In the data below, find every line with the string "true" and pull it out.
++++ EXCERPTED DATA ++++
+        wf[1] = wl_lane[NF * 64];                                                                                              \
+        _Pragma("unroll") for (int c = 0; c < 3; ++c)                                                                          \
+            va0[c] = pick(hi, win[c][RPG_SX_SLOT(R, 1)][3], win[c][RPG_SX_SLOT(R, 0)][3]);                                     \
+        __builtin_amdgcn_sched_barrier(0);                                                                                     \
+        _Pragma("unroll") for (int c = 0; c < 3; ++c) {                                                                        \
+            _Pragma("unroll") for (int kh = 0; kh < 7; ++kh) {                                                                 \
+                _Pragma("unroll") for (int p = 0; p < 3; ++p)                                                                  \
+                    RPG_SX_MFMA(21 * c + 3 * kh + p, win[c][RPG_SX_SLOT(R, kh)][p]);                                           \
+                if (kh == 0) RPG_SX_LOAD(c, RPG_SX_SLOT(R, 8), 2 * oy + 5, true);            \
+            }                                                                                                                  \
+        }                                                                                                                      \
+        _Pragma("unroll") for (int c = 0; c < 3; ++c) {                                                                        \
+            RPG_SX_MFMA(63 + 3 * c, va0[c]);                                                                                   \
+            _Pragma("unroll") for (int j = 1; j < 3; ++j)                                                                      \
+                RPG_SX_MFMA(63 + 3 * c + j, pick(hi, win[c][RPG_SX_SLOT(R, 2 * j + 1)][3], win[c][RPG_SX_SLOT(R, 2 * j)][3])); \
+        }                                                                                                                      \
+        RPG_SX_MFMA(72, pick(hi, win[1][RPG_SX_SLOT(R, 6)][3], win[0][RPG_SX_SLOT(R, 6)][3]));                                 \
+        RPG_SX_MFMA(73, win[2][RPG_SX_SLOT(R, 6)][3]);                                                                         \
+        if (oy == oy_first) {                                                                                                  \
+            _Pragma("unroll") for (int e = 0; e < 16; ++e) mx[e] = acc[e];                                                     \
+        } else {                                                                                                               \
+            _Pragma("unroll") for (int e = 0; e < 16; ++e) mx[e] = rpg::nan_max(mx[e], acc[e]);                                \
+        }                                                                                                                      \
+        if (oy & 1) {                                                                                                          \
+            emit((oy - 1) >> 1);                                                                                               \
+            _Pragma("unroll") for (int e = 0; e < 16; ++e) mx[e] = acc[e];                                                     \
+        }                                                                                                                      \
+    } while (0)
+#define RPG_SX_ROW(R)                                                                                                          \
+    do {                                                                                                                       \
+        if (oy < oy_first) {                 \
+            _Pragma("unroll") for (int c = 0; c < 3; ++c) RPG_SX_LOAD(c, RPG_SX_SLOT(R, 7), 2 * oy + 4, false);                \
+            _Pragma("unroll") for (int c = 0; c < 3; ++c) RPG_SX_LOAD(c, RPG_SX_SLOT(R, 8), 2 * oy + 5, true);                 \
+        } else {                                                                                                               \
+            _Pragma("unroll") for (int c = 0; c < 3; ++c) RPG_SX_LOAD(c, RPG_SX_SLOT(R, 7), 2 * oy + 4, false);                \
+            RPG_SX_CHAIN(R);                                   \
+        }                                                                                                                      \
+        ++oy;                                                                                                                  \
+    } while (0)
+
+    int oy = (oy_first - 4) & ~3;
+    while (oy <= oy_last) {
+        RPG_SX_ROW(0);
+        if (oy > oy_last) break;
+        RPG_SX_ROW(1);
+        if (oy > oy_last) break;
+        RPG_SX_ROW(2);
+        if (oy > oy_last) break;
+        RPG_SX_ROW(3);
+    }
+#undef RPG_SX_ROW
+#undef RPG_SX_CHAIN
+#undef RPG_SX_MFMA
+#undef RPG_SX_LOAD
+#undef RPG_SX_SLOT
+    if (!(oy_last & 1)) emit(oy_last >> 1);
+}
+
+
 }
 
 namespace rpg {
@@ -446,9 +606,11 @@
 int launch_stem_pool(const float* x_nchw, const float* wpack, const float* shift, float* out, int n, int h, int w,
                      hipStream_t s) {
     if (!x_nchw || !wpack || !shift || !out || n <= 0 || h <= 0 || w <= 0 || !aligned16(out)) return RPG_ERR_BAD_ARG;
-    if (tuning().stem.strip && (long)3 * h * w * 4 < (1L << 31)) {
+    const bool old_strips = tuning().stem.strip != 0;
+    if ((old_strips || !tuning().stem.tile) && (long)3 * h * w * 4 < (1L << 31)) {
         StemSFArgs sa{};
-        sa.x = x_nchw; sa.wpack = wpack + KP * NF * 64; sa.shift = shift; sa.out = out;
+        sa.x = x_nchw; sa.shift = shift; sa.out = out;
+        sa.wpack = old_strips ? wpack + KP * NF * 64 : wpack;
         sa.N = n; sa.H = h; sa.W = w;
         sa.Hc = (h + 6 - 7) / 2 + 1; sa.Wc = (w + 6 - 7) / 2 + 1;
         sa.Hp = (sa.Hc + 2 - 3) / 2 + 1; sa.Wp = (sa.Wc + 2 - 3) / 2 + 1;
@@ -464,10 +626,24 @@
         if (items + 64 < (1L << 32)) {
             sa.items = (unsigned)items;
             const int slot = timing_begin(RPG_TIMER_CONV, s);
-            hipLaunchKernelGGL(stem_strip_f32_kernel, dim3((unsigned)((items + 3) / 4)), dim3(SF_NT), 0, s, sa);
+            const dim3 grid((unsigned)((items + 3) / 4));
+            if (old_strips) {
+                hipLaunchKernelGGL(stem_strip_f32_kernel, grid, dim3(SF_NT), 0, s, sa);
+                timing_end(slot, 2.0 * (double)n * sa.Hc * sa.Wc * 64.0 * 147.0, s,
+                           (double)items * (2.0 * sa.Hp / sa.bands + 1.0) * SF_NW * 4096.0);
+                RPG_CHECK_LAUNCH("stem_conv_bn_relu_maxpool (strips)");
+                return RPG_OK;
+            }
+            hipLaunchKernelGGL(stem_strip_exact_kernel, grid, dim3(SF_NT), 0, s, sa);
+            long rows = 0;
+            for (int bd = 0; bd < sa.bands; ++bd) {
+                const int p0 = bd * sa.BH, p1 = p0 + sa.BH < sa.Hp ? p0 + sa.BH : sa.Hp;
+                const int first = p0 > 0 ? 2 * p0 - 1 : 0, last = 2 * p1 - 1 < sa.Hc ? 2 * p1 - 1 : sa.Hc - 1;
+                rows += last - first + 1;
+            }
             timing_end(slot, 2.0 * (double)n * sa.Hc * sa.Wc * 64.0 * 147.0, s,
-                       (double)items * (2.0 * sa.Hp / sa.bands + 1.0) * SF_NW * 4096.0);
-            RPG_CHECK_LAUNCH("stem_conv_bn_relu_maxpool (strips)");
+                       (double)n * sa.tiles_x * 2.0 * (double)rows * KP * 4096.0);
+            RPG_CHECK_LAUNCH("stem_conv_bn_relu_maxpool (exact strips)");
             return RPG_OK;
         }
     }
++++
| ANSWER BELOW |
+                if (kh == 0) RPG_SX_LOAD(c, RPG_SX_SLOT(R, 8), 2 * oy + 5, true);            \
+            _Pragma("unroll") for (int c = 0; c < 3; ++c) RPG_SX_LOAD(c, RPG_SX_SLOT(R, 8), 2 * oy + 5, true);                 \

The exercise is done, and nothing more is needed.